[Opening Data for review section]
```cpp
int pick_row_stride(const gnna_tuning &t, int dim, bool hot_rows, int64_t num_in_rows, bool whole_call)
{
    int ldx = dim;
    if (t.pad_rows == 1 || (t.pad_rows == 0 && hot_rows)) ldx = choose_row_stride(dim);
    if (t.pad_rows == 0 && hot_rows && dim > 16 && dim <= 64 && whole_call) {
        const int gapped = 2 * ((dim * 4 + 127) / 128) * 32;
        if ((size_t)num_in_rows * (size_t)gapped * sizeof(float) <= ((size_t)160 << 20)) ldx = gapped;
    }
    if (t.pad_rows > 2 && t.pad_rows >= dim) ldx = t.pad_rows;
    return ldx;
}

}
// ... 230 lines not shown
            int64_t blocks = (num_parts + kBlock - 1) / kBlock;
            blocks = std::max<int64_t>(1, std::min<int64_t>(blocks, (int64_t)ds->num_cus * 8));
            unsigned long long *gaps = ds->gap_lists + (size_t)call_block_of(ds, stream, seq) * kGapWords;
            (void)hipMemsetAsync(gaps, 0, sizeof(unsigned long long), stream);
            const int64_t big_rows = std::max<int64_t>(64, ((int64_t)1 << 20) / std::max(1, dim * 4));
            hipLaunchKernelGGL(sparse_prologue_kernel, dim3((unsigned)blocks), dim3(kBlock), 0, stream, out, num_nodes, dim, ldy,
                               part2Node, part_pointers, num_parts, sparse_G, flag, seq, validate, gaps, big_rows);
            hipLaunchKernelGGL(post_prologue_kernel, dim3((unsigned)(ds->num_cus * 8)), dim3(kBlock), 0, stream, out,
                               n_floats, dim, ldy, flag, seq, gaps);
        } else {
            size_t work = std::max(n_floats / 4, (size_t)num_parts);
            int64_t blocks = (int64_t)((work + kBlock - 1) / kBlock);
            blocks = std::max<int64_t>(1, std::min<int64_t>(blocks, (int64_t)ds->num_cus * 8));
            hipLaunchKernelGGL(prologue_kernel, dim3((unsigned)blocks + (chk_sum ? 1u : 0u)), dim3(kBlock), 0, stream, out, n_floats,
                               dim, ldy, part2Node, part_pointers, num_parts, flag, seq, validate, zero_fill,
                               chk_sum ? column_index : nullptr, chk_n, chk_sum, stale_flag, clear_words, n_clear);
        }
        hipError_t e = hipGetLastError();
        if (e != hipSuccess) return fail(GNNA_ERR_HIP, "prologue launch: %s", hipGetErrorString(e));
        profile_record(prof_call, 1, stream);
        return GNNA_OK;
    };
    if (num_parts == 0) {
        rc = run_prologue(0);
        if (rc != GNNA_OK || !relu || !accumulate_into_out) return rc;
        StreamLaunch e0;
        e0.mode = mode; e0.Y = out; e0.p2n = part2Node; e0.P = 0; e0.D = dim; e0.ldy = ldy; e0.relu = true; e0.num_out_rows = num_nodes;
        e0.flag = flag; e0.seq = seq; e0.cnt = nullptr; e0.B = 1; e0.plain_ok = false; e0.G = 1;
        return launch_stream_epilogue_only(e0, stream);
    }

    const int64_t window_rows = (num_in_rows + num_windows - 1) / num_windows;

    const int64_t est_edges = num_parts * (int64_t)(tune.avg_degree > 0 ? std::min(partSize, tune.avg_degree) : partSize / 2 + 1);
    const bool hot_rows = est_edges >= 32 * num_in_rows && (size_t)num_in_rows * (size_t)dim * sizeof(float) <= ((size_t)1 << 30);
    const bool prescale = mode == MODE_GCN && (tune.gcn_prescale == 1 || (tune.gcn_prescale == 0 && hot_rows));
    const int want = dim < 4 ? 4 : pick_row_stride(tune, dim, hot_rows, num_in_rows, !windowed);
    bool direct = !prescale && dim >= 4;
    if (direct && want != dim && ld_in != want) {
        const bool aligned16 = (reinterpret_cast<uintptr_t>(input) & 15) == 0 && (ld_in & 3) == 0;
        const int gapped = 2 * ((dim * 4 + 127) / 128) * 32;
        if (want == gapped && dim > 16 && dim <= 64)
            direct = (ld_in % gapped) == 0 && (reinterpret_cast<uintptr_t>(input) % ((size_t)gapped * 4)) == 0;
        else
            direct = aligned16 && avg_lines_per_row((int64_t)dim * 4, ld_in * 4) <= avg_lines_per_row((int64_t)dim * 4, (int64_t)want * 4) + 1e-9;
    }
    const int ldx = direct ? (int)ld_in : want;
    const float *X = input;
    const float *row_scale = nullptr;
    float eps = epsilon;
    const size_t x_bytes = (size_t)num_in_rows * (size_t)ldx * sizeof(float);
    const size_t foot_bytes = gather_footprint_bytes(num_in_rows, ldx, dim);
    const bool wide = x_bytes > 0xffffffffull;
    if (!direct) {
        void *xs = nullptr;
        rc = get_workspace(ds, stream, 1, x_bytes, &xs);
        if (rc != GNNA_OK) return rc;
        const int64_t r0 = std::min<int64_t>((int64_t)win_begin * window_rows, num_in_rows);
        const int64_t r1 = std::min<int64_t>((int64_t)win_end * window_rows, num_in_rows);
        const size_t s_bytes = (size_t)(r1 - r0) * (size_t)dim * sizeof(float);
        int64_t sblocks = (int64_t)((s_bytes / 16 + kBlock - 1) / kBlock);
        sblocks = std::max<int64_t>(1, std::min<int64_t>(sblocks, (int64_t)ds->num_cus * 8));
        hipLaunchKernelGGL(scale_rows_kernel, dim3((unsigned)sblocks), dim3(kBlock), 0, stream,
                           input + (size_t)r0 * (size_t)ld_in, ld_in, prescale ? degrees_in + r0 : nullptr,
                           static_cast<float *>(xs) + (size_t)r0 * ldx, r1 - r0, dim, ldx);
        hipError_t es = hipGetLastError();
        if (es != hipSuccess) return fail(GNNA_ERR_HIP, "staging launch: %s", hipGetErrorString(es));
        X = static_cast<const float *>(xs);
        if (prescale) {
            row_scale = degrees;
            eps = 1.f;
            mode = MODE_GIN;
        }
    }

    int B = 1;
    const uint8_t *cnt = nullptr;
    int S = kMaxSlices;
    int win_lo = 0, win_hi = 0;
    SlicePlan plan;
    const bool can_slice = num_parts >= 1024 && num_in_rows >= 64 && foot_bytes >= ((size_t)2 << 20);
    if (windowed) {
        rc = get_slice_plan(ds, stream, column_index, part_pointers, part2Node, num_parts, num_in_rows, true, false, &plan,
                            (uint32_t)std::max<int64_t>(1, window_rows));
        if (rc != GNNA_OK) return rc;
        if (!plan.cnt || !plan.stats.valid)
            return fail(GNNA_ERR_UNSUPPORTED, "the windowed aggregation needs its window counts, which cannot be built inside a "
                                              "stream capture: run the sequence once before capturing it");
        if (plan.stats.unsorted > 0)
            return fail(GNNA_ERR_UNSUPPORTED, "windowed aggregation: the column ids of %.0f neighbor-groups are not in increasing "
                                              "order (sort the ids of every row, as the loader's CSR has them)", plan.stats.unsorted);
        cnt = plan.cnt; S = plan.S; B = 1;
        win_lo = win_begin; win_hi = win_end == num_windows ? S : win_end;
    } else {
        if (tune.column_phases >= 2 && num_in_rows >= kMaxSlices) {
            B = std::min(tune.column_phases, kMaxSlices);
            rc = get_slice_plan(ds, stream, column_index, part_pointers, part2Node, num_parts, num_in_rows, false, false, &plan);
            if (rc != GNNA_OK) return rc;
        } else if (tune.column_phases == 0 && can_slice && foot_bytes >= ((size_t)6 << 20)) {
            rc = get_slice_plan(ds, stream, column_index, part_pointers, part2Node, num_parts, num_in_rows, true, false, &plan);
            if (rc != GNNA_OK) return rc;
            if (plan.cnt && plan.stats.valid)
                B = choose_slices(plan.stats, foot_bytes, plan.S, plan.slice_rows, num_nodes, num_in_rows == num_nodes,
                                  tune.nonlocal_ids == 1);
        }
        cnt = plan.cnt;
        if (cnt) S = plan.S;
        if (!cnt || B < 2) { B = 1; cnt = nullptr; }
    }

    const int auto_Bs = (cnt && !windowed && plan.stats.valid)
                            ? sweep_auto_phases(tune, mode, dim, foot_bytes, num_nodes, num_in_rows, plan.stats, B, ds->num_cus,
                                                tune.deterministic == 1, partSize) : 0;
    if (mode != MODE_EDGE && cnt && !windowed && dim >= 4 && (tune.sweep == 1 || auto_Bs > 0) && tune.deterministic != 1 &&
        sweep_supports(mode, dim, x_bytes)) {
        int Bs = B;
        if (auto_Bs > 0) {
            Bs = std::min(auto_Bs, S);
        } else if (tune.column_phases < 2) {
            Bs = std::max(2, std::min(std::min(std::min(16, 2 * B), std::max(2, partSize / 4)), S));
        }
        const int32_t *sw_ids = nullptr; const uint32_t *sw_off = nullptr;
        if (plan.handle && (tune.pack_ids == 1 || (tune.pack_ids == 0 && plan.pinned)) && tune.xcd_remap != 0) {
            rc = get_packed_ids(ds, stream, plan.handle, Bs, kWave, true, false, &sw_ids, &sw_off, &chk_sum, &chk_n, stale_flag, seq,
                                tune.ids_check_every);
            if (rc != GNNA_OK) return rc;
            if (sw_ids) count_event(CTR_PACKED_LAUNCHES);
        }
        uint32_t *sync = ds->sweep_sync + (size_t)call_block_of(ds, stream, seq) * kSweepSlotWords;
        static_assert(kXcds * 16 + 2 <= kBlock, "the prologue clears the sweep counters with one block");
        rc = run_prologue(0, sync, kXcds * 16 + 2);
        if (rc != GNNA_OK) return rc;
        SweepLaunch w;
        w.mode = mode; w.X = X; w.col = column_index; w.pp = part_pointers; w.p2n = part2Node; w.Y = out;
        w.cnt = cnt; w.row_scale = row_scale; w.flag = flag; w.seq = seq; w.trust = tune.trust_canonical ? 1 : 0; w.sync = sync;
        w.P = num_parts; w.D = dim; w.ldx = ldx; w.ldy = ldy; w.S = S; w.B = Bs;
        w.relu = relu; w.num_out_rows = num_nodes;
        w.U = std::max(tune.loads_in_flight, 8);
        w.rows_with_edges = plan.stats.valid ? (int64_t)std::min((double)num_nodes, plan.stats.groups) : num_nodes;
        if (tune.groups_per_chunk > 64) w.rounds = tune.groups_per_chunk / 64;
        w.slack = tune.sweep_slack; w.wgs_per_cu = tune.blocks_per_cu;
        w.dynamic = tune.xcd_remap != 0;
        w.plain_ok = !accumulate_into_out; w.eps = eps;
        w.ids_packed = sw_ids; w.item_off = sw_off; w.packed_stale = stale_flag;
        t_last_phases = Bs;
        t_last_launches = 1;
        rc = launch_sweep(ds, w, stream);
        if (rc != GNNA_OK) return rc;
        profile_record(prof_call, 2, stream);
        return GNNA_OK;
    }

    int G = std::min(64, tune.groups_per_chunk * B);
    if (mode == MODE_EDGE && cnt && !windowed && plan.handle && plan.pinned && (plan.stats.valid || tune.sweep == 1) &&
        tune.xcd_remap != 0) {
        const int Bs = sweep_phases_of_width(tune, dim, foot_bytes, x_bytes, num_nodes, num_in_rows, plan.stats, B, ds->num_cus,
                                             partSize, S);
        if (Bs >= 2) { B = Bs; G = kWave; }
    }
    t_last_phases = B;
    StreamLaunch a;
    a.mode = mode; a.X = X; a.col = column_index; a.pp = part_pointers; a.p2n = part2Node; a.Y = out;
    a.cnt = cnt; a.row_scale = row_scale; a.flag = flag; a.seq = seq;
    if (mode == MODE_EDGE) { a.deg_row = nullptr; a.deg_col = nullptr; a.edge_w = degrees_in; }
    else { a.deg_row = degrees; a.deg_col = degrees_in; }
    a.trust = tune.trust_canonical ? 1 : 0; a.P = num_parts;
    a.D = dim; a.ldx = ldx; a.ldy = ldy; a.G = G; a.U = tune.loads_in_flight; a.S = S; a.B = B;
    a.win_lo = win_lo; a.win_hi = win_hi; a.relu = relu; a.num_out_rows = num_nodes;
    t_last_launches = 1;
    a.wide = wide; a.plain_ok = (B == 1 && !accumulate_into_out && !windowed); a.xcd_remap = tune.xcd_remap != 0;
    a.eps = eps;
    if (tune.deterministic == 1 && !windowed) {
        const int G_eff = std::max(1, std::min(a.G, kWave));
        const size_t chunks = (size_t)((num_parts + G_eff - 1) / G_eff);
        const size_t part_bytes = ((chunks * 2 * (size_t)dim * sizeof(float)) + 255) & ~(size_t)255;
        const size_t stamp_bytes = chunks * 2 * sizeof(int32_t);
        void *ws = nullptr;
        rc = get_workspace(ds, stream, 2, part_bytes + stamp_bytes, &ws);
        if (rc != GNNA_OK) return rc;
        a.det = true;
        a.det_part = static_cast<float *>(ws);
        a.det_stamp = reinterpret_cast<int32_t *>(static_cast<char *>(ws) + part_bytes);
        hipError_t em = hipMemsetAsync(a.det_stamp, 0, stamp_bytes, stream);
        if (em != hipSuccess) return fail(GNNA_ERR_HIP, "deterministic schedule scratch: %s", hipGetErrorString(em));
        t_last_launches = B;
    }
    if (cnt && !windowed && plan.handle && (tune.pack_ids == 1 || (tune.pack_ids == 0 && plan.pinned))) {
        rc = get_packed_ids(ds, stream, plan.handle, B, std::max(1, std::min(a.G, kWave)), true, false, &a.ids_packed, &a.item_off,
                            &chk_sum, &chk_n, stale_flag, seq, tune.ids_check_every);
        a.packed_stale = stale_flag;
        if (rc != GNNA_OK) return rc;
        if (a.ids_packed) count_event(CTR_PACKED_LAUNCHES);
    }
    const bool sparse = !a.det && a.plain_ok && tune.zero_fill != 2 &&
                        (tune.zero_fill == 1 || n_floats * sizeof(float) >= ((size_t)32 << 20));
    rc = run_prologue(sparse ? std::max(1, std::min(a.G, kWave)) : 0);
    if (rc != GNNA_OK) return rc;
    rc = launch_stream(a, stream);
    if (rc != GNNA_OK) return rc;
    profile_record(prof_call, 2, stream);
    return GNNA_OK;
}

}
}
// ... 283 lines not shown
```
[Closing Data for review section]
◆ **Work task**: Scan the records above for the word "pinned". Copy each line that has it.

◆ **Answer to the problem**:
        if (plan.handle && (tune.pack_ids == 1 || (tune.pack_ids == 0 && plan.pinned)) && tune.xcd_remap != 0) {
    if (mode == MODE_EDGE && cnt && !windowed && plan.handle && plan.pinned && (plan.stats.valid || tune.sweep == 1) &&
    if (cnt && !windowed && plan.handle && (tune.pack_ids == 1 || (tune.pack_ids == 0 && plan.pinned))) {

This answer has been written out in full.